__DATASET__:

extern "C" int opv_create(opv_ctx** out, int n_streams, const opv_cfg* cfg) {
    if (!out || !cfg || n_streams <= 0 || cfg->max_samples == 0) return fail(OPV_EINVAL, "opv_create: bad arguments");
    if (cfg->max_samples >= (1ull << 31)) return fail(OPV_EINVAL, "opv_create: max_samples must be < 2^31");
    if ((cfg->have_init_offset && !std::isfinite(cfg->init_offset_hz)) || !std::isfinite(cfg->afc_alpha) || (cfg->coherent && !std::isfinite(cfg->pll_bw_hz)))
        return fail(OPV_EINVAL, "opv_create: init_offset_hz / afc_alpha / pll_bw_hz must be finite");
    int ndev = 0;
    if (hipGetDeviceCount(&ndev) != hipSuccess || ndev <= 0) return fail(OPV_ENODEV, "no HIP device visible");
    if (cfg->device < 0 || cfg->device >= ndev) return fail(OPV_ENODEV, "opv_cfg.device out of range");
    HIPCHK(hipSetDevice(cfg->device));
    hipDeviceProp_t prop;
    HIPCHK(hipGetDeviceProperties(&prop, cfg->device));
    if (std::strncmp(prop.gcnArchName, "gfx950", 6) != 0)
        return fail(OPV_ENODEV, "device is not gfx950 (MI355X); this library carries gfx950 code objects only");

    opv_ctx* c = new (std::nothrow) opv_ctx();
    if (!c) return fail(OPV_ENOMEM, "host allocation failed");
    c->n_streams = n_streams;
    c->cfg = *cfg;
    c->hs.resize(n_streams);
    c->mirror.resize(n_streams);

    const uint64_t M = cfg->max_samples;
    c->cap_soft = 1;
    while (c->cap_soft < M / 38 + 4096) c->cap_soft <<= 1;
    c->cap_frames = (uint32_t)(M / (uint64_t)(OPV_FSYMS * 38) + 4);
    c->cap_events = 4 * c->cap_frames + 64;
    c->cap_chunks = (uint32_t)(M / 80000 + 4);

    auto cleanup = [&](int code) { opv_destroy(c); return code; };
#define HIPCHK_C(expr)                                                        \
    do {                                                                      \
        hipError_t _e = (expr);                                               \
        if (_e != hipSuccess) return cleanup(fail(_e == hipErrorOutOfMemory ? OPV_ENOMEM : OPV_EHIP, #expr, _e)); \
    } while (0)

    HIPCHK_C(hipStreamCreateWithFlags(&c->stream, hipStreamNonBlocking));
    {
        int least = 0, greatest = 0;
        if (hipDeviceGetStreamPriorityRange(&least, &greatest) != hipSuccess ||
            hipStreamCreateWithPriority(&c->copy_stream, hipStreamNonBlocking, greatest) != hipSuccess) {
            (void)hipGetLastError();
// ... 15 lines not shown
    HIPCHK_C(hipMalloc(&c->d_chunks, sizeof(double) * 5 * c->cap_chunks * S));
    HIPCHK_C(hipMalloc(&c->d_frames, (size_t)OPV_FB * c->cap_frames * S));
    HIPCHK_C(hipMalloc(&c->d_metrics, sizeof(int32_t) * c->cap_frames * S));
    HIPCHK_C(hipMalloc(&c->d_fscale, sizeof(double) * c->cap_frames * S));
    HIPCHK_C(hipMalloc(&c->d_counts, sizeof(int32_t) * S));
    {
        std::vector<double> w((size_t)OPV_SPS * 2 * OPV_OFFS_TERMS);
        for (int i = 0; i < OPV_SPS; ++i) {
            const double u = (double)i - 19.5, cs = std::cos(M_PI * i / 80.0), sn = std::sin(M_PI * i / 80.0);
            double t = 1.0;
            for (int k = 0; k < OPV_OFFS_TERMS; ++k) {
                w[((size_t)i * 2 + 0) * OPV_OFFS_TERMS + k] = cs * t;
                w[((size_t)i * 2 + 1) * OPV_OFFS_TERMS + k] = sn * t;
                t = t * u / (double)(k + 1);
            }
        }
        HIPCHK_C(hipMalloc(&c->d_offs_wtab, sizeof(double) * w.size()));
        HIPCHK_C(hipMemcpy(c->d_offs_wtab, w.data(), sizeof(double) * w.size(), hipMemcpyHostToDevice));
    }
    c->host_ties = opv_offset_host_libm_matches_reference() && !std::getenv("OPV_OFFSET_DISTRUST_LIBM");
    c->tx_trust_libm = libm_flat_tops_as_assumed() && !std::getenv("OPV_TX_DISTRUST_LIBM");
    c->push_gather = !std::getenv("OPV_PUSH_NO_GATHER");
    if (const char* e = std::getenv("OPV_PUSH_GATHER_BLOCKS")) { const int v = atoi(e); if (v > 0) c->push_gather_blocks = (uint32_t)v; }
    if (c->host_ties) {
        HIPCHK_C(hipMalloc(&c->d_tie_list, sizeof(uint32_t) * (S + 1)));
        c->tie.slots = (uint32_t)(S < (size_t)OPV_TIE_SLOTS_MAX ? S : (size_t)OPV_TIE_SLOTS_MAX);
        if (hipHostMalloc((void**)&c->tie.stage, offsetof(OpvTieStage, slot) + sizeof(OpvTieSlot) * c->tie.slots, hipHostMallocDefault) != hipSuccess) {
            (void)hipGetLastError();
            c->tie.stage = nullptr;
            c->host_ties = false;
        } else {
            c->tie.stage->n = c->tie.stage->listed = c->tie.stage->beyond = 0;
        }
    }
    HIPCHK_C(hipMemsetAsync(c->d_frames, 0, (size_t)OPV_FB * c->cap_frames * S, c->stream));
    HIPCHK_C(hipMemsetAsync(c->d_counts, 0, sizeof(int32_t) * S, c->stream));
    k_fill_i32<<<256, 256, 0, c->stream>>>(c->d_metrics, INT32_MIN, (size_t)c->cap_frames * S);

    for (size_t i = 0; i < S; ++i) {
        OpvStream s;
        std::memset(&s, 0, sizeof s);
        s.soft = c->d_soft + c->cap_soft * i;
        s.cap_soft = c->cap_soft;
        s.frec = c->d_frec + (size_t)c->cap_frames * i;
        s.events = c->d_events + (size_t)c->cap_events * i;
        s.chunk_log = c->d_chunks + (size_t)5 * c->cap_chunks * i;
// ... 357 lines not shown
            }
            k_tie_apply<<<K, 192, 0, c->stream>>>(c->d_streams, c->tie.stage, K, S);
        }
    }
    if (tm) HIPCHK(hipEventRecord(c->ev[2], c->stream));
    const bool x4 = c->frontend == 4 || (c->frontend == 0 && S >= kFrontendX4MinStreams);
    if (c->cfg.coherent && !c->cfg.streaming) {
        const double wn = c->cfg.pll_bw_hz * 2.0 * M_PI, zeta = 0.707, fsym = 2168000.0 / 40.0;
        c->last_frontend = "k_coherent_frontend";
        k_coherent_frontend<<<S, 64, 0, c->stream>>>(c->d_streams, 2.0 * zeta * wn / fsym, wn * wn / (fsym * fsym));
    }
    else if (c->frontend == 16 || (c->frontend == 0 && S > kFrontendX16MinStreams)) {
        if (S > kFrontendX16Wg8MinStreams) { c->last_frontend = "k_msk_frontend_x16_wg8"; k_msk_frontend_x16_wg8<<<(S + 127) / 128, 512, 0, c->stream>>>(c->d_streams, g, S); }
        else if (S > 16) { c->last_frontend = "k_msk_frontend_x16_wg4"; k_msk_frontend_x16_wg4<<<(S + 63) / 64, 256, 0, c->stream>>>(c->d_streams, g, S); }
        else { c->last_frontend = "k_msk_frontend_x16"; k_msk_frontend_x16<<<1, 64, 0, c->stream>>>(c->d_streams, g, S); }
    }
    else if (x4) {
        c->last_frontend = "k_msk_frontend_x4_wg4";
        k_msk_frontend_x4_wg4<<<(S + 15) / 16, 256, 0, c->stream>>>(c->d_streams, g, S);
    }
    else if (S > kFrontendWg4MinStreams) {
        c->last_frontend = "k_msk_frontend_rb_wg4";
        k_msk_frontend_rb_wg4<<<(S + 3) / 4, 256, 0, c->stream>>>(c->d_streams, g, S);
    } else {
        c->last_frontend = "k_msk_frontend_rb";
        k_msk_frontend_rb<<<S, 64, 0, c->stream>>>(c->d_streams, g, S);
    }
    if (tm) { HIPCHK(hipEventRecord(c->ev[3], c->stream)); HIPCHK(hipEventRecord(c->ev[4], c->stream)); }
    k_sync_track<<<S, 64, 0, c->stream>>>(c->d_streams);
    if (tm) { HIPCHK(hipEventRecord(c->ev[5], c->stream)); HIPCHK(hipEventRecord(c->ev[6], c->stream)); }
    if (fr * (uint64_t)S <= kScaleWaveMaxFrames) k_frame_scale_wave<<<(unsigned)(fr * (uint64_t)S), 64, 0, c->stream>>>(c->d_streams, (uint32_t)fr);
    else k_frame_scale<<<(unsigned)((fr * (uint64_t)S + 63) / 64), 64, 0, c->stream>>>(c->d_streams, (uint32_t)fr, (uint32_t)S);
    k_frame_decode<<<(unsigned)(((fr + 1) / 2) * (uint64_t)S), 64, 0, c->stream>>>(c->d_streams, (uint32_t)((fr + 1) / 2));
    if (tm) { HIPCHK(hipEventRecord(c->ev[7], c->stream)); c->timing_valid = true; }
    k_collect_counts<<<(S + 63) / 64, 64, 0, c->stream>>>(c->d_streams, c->d_counts, S, c->h_stall + slot);
    HIPCHK(hipEventRecord(c->done_ev, c->stream));
    HIPCHK(hipGetLastError());
    return OPV_OK;
}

__WHAT IS EXPECTED__: Scan the listing above. Gather each line that contains the word "greatest".

__RESPONSE BOX__:
        int least = 0, greatest = 0;
        if (hipDeviceGetStreamPriorityRange(&least, &greatest) != hipSuccess ||
            hipStreamCreateWithPriority(&c->copy_stream, hipStreamNonBlocking, greatest) != hipSuccess) {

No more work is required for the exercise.